*** Data to examine

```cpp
extern "C" int tmg_mix_f32(const void* x, const int64_t* x_d, const void* W, const void* bias, void* y, const int64_t* y_d,
                           const int64_t* dims, hipStream_t st) {
    Mix16P p;
    p.x = static_cast<const float*>(x) + x_d[1]; p.xs = (int)x_d[0];
    p.y = static_cast<float*>(y) + y_d[1]; p.ys = (int)y_d[0];
    p.W = static_cast<const float*>(W); p.bias = static_cast<const float*>(bias);
    p.npix = (long)dims[0]; p.C = (int)dims[1]; p.transposed = (int)dims[2];
    if (p.C < 4 || p.C % 4 || p.C > 128 || p.xs % 4 || p.ys % 4 || x_d[1] % 4 || y_d[1] % 4) return -1;
    if (p.npix <= 0) return 0;
    switch ((p.C + 15) / 16) {
        case 1: return launch_mix32<1, 8>(p, st);
        case 2: return launch_mix32<2, 4>(p, st);
        case 3: return launch_mix32<3, 2>(p, st);
        case 4: return launch_mix32<4, 2>(p, st);
        case 5: case 6: return launch_mix32<6, 1>(p, st);
        default: return launch_mix32<8, 1>(p, st);
    }
}
```

### deep-turbulence_amd/nn/modules/flowAffine.py

```python
import torch
import torch.nn as nn

import tmg_hip as H
import tmg_ops as ops
from nn.modules.convLSTM import ResidLSTMBlock
from nn.modules.denseBlock import NoNormDenseBlock
from nn.modules.flowUtils import Conv2dZeros


def _channels(in_features, cond_features):
    if in_features % 2 == 0:
        return in_features // 2 + cond_features, in_features
    raise NotImplementedError("odd channel counts are not on the TM-Glow path (reference flowAffine.py:43-46)")


class AffineCouplingLayer(nn.Module):

    def __init__(self, in_features, cond_features):
        super().__init__()
        in_channels, out_channels = _channels(in_features, cond_features)
        self.coupling_nn = nn.Sequential()
        self.coupling_nn.add_module('dense_block', NoNormDenseBlock(2, in_channels, growth_rate=1, drop_rate=0., bottleneck=False))
        self.coupling_nn.add_module('zero_conv', Conv2dZeros(in_channels + 2, out_channels))

    def run(self, xn, condn, reverse):
        db, zc = self.coupling_nn.dense_block, self.coupling_nn.zero_conv
        if zc.logscale_factor != 1:
            ch = xn.shape[3] // 2
            t = db.run([xn[..., :ch], condn])
            t = t[:2] + [torch.cat(t[2:], 3)]
            return ops.AffineFn.apply(zc.run(t, relu_in=True), xn, reverse)
        return ops.CouplingTailFn.apply(xn, condn, db.denselayer1.conv1.weight, db.denselayer2.conv1.weight, zc.conv.weight,
                                        zc.conv.bias, zc.scale, reverse, 0)

    def forward(self, x, cond):
        y, ld = self.run(H.nhwc(x), H.nhwc(cond), False)
        return H.nchw(y), ld

    def reverse(self, y, cond):
        x, ld = self.run(H.nhwc(y), H.nhwc(cond), True)
        return H.nchw(x), ld


class LSTMAffineCouplingLayer(nn.Module):

    def __init__(self, in_features, cond_features, rec_features):
        super().__init__()
        in_channels, out_channels = _channels(in_features, cond_features)
        self.resid_lstm = ResidLSTMBlock(in_channels, rec_features, in_channels, kernel_size=(3, 3))
        self.dense_nn = nn.Sequential()
        self.dense_nn.add_module('dense_block', NoNormDenseBlock(2, in_channels, growth_rate=1, drop_rate=0., bottleneck=False))
        self.out_conv = nn.Sequential()
        self.out_conv.add_module('zero_conv', Conv2dZeros(in_channels + 2, out_channels))

    def run(self, xn, condn, state, reverse, pad=0):
        chp = xn.shape[3] // 2
        db, zc = self.dense_nn.dense_block, self.out_conv.zero_conv
        if xn.requires_grad and torch.is_grad_enabled():
            xn, x1 = ops.LeadingChannelsFn.apply(xn, chp)
        else:
            x1 = xn[..., :chp]
        if pad == 0:
            out, h_next, c_next = self.resid_lstm.run([x1, condn], state, out_grad_premasked=True)
            y, ld = ops.CouplingTailFn.apply(xn, out, db.denselayer1.conv1.weight, db.denselayer2.conv1.weight, zc.conv.weight,
                                             zc.conv.bias, zc.scale, reverse, 1)
            return y, ld, (h_next, c_next)
        ch, dev = chp - pad, xn.device
        z = lambda *shape: torch.zeros(shape, device=dev, dtype=torch.float32)
        cell, oc = self.resid_lstm.convLSTM, self.resid_lstm.out_seq.LSTM_out_conv
        cin = oc.weight.shape[0]
        src = [cell.conv.weight, oc.weight, oc.bias, db.denselayer1.conv1.weight, db.denselayer2.conv1.weight, zc.conv.weight, zc.conv.bias]

        def build():
            ins = lambda w, at: torch.cat([w[:, :at], z(w.shape[0], pad, 3, 3), w[:, at:]], 1)
            gw = ins(cell.conv.weight, ch)
            ow = torch.cat([ins(oc.weight, ch), z(pad, oc.weight.shape[1] + pad, 3, 3)], 0)
            ob = torch.cat([oc.bias, z(pad)])
            w1 = torch.cat([db.denselayer1.conv1.weight, z(1, pad, 3, 3)], 1)
            w2 = ins(db.denselayer2.conv1.weight, cin)
            wz = torch.cat([ins(zc.conv.weight, cin), z(2 * pad, zc.conv.weight.shape[1] + pad, 3, 3)], 0)
            bz = torch.cat([zc.conv.bias, z(2 * pad)])
            return [gw, ow, ob, w1, w2, wz, bz]

        cache = self.__dict__.get('_derived')
        if cache is None:
            cache = self.__dict__['_derived'] = ops.DerivedCache()
        gw, ow, ob, w1, w2, wz, bz = cache.get('pad', src, (int(ch), int(pad)), build, proxies=True)
        if state is None:
            h_cur, c_cur = z(*xn.shape[:3], cell.hidden_dim), None
        else:
            h_cur, c_cur = state
        h_next, c_next = ops.ConvLSTMCellFn.apply(gw, cell.conv.bias, h_cur, c_cur, x1, condn)
        out = ops.conv([x1, condn, h_next], ow, ob, relu_out=True, _grad_premasked=True)
        y, ld = ops.CouplingTailFn.apply(xn, out, w1, w2, wz, bz, zc.scale, reverse, 1)
        return y, ld, (h_next, c_next)

# ... 11 lines not shown
```

### deep-turbulence_amd/nn/modules/flowLSTMBlock.py

```python
import os

import torch
import torch.nn as nn

import tmg_hip as H
import tmg_ops as ops
from nn.modules.actNorm import ActNorm
from nn.modules.flowAffine import AffineCouplingLayer, LSTMAffineCouplingLayer
from nn.modules.flowUtils import CheckerSqueeze, Split, Squeeze
from nn.modules.glowConv import InvertibleConv1x1, InvertibleConv1x1LU


def _make_conv(in_features, train_sampling, LUdecompose):
    cls = InvertibleConv1x1LU if LUdecompose else InvertibleConv1x1
    return cls(in_features, train_sampling=train_sampling)
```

******

Restate the data word for word.

- _Output of the task_:
```cpp
extern "C" int tmg_mix_f32(const void* x, const int64_t* x_d, const void* W, const void* bias, void* y, const int64_t* y_d,
                           const int64_t* dims, hipStream_t st) {
    Mix16P p;
    p.x = static_cast<const float*>(x) + x_d[1]; p.xs = (int)x_d[0];
    p.y = static_cast<float*>(y) + y_d[1]; p.ys = (int)y_d[0];
    p.W = static_cast<const float*>(W); p.bias = static_cast<const float*>(bias);
    p.npix = (long)dims[0]; p.C = (int)dims[1]; p.transposed = (int)dims[2];
    if (p.C < 4 || p.C % 4 || p.C > 128 || p.xs % 4 || p.ys % 4 || x_d[1] % 4 || y_d[1] % 4) return -1;
    if (p.npix <= 0) return 0;
    switch ((p.C + 15) / 16) {
        case 1: return launch_mix32<1, 8>(p, st);
        case 2: return launch_mix32<2, 4>(p, st);
        case 3: return launch_mix32<3, 2>(p, st);
        case 4: return launch_mix32<4, 2>(p, st);
        case 5: case 6: return launch_mix32<6, 1>(p, st);
        default: return launch_mix32<8, 1>(p, st);
    }
}
```

### deep-turbulence_amd/nn/modules/flowAffine.py

```python
import torch
import torch.nn as nn

import tmg_hip as H
import tmg_ops as ops
from nn.modules.convLSTM import ResidLSTMBlock
from nn.modules.denseBlock import NoNormDenseBlock
from nn.modules.flowUtils import Conv2dZeros


def _channels(in_features, cond_features):
    if in_features % 2 == 0:
        return in_features // 2 + cond_features, in_features
    raise NotImplementedError("odd channel counts are not on the TM-Glow path (reference flowAffine.py:43-46)")


class AffineCouplingLayer(nn.Module):

    def __init__(self, in_features, cond_features):
        super().__init__()
        in_channels, out_channels = _channels(in_features, cond_features)
        self.coupling_nn = nn.Sequential()
        self.coupling_nn.add_module('dense_block', NoNormDenseBlock(2, in_channels, growth_rate=1, drop_rate=0., bottleneck=False))
        self.coupling_nn.add_module('zero_conv', Conv2dZeros(in_channels + 2, out_channels))

    def run(self, xn, condn, reverse):
        db, zc = self.coupling_nn.dense_block, self.coupling_nn.zero_conv
        if zc.logscale_factor != 1:
            ch = xn.shape[3] // 2
            t = db.run([xn[..., :ch], condn])
            t = t[:2] + [torch.cat(t[2:], 3)]
            return ops.AffineFn.apply(zc.run(t, relu_in=True), xn, reverse)
        return ops.CouplingTailFn.apply(xn, condn, db.denselayer1.conv1.weight, db.denselayer2.conv1.weight, zc.conv.weight,
                                        zc.conv.bias, zc.scale, reverse, 0)

    def forward(self, x, cond):
        y, ld = self.run(H.nhwc(x), H.nhwc(cond), False)
        return H.nchw(y), ld

    def reverse(self, y, cond):
        x, ld = self.run(H.nhwc(y), H.nhwc(cond), True)
        return H.nchw(x), ld


class LSTMAffineCouplingLayer(nn.Module):

    def __init__(self, in_features, cond_features, rec_features):
        super().__init__()
        in_channels, out_channels = _channels(in_features, cond_features)
        self.resid_lstm = ResidLSTMBlock(in_channels, rec_features, in_channels, kernel_size=(3, 3))
        self.dense_nn = nn.Sequential()
        self.dense_nn.add_module('dense_block', NoNormDenseBlock(2, in_channels, growth_rate=1, drop_rate=0., bottleneck=False))
        self.out_conv = nn.Sequential()
        self.out_conv.add_module('zero_conv', Conv2dZeros(in_channels + 2, out_channels))

    def run(self, xn, condn, state, reverse, pad=0):
        chp = xn.shape[3] // 2
        db, zc = self.dense_nn.dense_block, self.out_conv.zero_conv
        if xn.requires_grad and torch.is_grad_enabled():
            xn, x1 = ops.LeadingChannelsFn.apply(xn, chp)
        else:
            x1 = xn[..., :chp]
        if pad == 0:
            out, h_next, c_next = self.resid_lstm.run([x1, condn], state, out_grad_premasked=True)
            y, ld = ops.CouplingTailFn.apply(xn, out, db.denselayer1.conv1.weight, db.denselayer2.conv1.weight, zc.conv.weight,
                                             zc.conv.bias, zc.scale, reverse, 1)
            return y, ld, (h_next, c_next)
        ch, dev = chp - pad, xn.device
        z = lambda *shape: torch.zeros(shape, device=dev, dtype=torch.float32)
        cell, oc = self.resid_lstm.convLSTM, self.resid_lstm.out_seq.LSTM_out_conv
        cin = oc.weight.shape[0]
        src = [cell.conv.weight, oc.weight, oc.bias, db.denselayer1.conv1.weight, db.denselayer2.conv1.weight, zc.conv.weight, zc.conv.bias]

        def build():
            ins = lambda w, at: torch.cat([w[:, :at], z(w.shape[0], pad, 3, 3), w[:, at:]], 1)
            gw = ins(cell.conv.weight, ch)
            ow = torch.cat([ins(oc.weight, ch), z(pad, oc.weight.shape[1] + pad, 3, 3)], 0)
            ob = torch.cat([oc.bias, z(pad)])
            w1 = torch.cat([db.denselayer1.conv1.weight, z(1, pad, 3, 3)], 1)
            w2 = ins(db.denselayer2.conv1.weight, cin)
            wz = torch.cat([ins(zc.conv.weight, cin), z(2 * pad, zc.conv.weight.shape[1] + pad, 3, 3)], 0)
            bz = torch.cat([zc.conv.bias, z(2 * pad)])
            return [gw, ow, ob, w1, w2, wz, bz]

        cache = self.__dict__.get('_derived')
        if cache is None:
            cache = self.__dict__['_derived'] = ops.DerivedCache()
        gw, ow, ob, w1, w2, wz, bz = cache.get('pad', src, (int(ch), int(pad)), build, proxies=True)
        if state is None:
            h_cur, c_cur = z(*xn.shape[:3], cell.hidden_dim), None
        else:
            h_cur, c_cur = state
        h_next, c_next = ops.ConvLSTMCellFn.apply(gw, cell.conv.bias, h_cur, c_cur, x1, condn)
        out = ops.conv([x1, condn, h_next], ow, ob, relu_out=True, _grad_premasked=True)
        y, ld = ops.CouplingTailFn.apply(xn, out, w1, w2, wz, bz, zc.scale, reverse, 1)
        return y, ld, (h_next, c_next)

# ... 11 lines not shown
```

### deep-turbulence_amd/nn/modules/flowLSTMBlock.py

```python
import os

import torch
import torch.nn as nn

import tmg_hip as H
import tmg_ops as ops
from nn.modules.actNorm import ActNorm
from nn.modules.flowAffine import AffineCouplingLayer, LSTMAffineCouplingLayer
from nn.modules.flowUtils import CheckerSqueeze, Split, Squeeze
from nn.modules.glowConv import InvertibleConv1x1, InvertibleConv1x1LU


def _make_conv(in_features, train_sampling, LUdecompose):
    cls = InvertibleConv1x1LU if LUdecompose else InvertibleConv1x1
    return cls(in_features, train_sampling=train_sampling)
```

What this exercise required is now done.